> [DATA LISTING]
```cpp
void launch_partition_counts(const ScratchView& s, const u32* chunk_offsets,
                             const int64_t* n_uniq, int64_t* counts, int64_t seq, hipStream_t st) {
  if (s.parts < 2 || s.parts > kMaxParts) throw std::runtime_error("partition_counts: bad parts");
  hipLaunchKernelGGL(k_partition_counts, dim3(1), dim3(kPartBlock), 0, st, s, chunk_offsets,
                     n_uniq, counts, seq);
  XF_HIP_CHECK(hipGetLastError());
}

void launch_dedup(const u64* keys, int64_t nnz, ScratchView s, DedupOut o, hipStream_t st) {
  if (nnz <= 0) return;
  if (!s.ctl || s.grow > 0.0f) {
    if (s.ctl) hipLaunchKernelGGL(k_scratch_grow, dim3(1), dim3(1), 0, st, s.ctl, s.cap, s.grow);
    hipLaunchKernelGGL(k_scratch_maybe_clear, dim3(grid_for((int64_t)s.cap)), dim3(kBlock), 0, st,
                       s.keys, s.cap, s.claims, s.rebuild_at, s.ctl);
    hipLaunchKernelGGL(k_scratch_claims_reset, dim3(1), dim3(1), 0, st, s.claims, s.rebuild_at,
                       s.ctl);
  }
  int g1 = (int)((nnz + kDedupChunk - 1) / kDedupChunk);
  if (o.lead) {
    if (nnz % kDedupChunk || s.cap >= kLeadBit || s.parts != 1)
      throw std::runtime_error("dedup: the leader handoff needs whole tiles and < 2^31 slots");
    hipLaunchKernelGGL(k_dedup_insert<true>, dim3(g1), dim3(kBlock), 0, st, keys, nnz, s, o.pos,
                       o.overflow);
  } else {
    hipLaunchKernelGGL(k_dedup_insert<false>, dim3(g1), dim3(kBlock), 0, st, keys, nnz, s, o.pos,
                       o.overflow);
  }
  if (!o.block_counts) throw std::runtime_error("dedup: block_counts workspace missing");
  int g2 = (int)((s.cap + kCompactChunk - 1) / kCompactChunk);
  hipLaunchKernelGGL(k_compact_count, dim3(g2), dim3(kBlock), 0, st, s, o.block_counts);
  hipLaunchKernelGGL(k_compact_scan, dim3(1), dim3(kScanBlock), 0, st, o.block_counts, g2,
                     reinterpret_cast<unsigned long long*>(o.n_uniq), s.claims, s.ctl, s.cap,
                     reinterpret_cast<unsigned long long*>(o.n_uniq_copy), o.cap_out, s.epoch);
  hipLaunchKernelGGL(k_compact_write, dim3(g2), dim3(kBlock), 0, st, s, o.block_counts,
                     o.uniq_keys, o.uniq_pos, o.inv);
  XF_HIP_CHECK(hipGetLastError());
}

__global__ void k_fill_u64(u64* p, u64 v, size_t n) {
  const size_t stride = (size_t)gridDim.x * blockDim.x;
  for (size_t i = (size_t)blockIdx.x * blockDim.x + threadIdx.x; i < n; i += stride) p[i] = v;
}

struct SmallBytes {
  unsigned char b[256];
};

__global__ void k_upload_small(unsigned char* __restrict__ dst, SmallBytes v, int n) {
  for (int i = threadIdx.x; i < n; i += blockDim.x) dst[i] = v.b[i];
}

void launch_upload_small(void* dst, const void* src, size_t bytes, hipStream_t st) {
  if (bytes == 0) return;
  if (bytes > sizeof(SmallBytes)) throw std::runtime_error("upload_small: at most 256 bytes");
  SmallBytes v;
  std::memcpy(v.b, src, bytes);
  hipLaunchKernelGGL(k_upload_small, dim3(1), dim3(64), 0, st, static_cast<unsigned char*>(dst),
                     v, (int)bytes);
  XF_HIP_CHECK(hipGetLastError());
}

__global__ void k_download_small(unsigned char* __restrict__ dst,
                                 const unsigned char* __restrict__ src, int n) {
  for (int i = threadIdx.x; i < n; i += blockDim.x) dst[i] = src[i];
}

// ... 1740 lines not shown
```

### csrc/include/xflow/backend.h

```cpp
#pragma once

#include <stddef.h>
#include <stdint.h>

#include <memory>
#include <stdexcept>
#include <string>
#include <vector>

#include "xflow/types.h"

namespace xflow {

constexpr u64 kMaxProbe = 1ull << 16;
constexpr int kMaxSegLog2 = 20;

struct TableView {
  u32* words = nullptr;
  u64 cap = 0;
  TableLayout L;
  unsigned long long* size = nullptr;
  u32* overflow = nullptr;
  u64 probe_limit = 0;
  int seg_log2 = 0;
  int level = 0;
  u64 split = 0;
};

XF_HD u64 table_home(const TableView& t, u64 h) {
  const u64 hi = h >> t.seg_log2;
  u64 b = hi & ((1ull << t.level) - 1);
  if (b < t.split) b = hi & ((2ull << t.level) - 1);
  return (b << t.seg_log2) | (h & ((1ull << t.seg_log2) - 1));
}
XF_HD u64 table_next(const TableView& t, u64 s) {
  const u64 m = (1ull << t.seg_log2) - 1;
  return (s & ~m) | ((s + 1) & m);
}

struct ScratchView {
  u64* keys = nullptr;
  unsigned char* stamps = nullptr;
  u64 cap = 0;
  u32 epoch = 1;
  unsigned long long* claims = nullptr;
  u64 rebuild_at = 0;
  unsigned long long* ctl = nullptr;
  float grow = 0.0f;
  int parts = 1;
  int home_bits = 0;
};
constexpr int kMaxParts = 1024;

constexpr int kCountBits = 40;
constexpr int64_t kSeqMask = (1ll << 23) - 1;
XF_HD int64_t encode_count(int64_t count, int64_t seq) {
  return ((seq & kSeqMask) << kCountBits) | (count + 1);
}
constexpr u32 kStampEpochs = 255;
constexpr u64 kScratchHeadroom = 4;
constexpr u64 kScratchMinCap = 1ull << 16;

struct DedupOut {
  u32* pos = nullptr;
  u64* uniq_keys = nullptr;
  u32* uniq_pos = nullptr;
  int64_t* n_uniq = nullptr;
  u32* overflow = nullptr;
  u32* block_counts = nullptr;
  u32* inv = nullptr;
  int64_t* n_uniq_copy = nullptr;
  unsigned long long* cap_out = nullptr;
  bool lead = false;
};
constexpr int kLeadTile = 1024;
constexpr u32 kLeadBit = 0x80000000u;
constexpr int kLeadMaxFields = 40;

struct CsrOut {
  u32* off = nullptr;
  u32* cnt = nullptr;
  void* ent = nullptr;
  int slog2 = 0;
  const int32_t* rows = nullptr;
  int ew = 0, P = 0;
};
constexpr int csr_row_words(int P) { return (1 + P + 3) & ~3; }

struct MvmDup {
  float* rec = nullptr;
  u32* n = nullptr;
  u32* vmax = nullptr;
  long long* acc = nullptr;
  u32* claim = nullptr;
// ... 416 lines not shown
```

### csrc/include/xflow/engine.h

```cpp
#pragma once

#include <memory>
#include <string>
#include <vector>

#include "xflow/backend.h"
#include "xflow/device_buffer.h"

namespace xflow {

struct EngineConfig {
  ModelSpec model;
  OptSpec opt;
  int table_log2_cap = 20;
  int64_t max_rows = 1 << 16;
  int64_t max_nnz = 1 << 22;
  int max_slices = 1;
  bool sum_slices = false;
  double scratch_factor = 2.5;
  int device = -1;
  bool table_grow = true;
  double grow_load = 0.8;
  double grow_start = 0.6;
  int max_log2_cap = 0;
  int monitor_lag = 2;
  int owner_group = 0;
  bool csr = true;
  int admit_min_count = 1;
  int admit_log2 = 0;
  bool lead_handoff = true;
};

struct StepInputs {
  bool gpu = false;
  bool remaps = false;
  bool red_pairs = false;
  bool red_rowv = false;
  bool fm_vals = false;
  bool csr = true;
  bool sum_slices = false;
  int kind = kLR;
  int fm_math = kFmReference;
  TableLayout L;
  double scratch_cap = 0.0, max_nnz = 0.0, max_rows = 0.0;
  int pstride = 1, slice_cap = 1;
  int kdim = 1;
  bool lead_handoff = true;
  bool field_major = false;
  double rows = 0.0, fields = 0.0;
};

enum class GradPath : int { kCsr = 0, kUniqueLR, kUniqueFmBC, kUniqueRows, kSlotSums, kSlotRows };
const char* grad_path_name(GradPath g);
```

> [PROBLEM DETAILS] Your response should be each line that includes the word "kLeadBit", copied from the records.

> [RESULT]
    if (nnz % kDedupChunk || s.cap >= kLeadBit || s.parts != 1)
constexpr u32 kLeadBit = 0x80000000u;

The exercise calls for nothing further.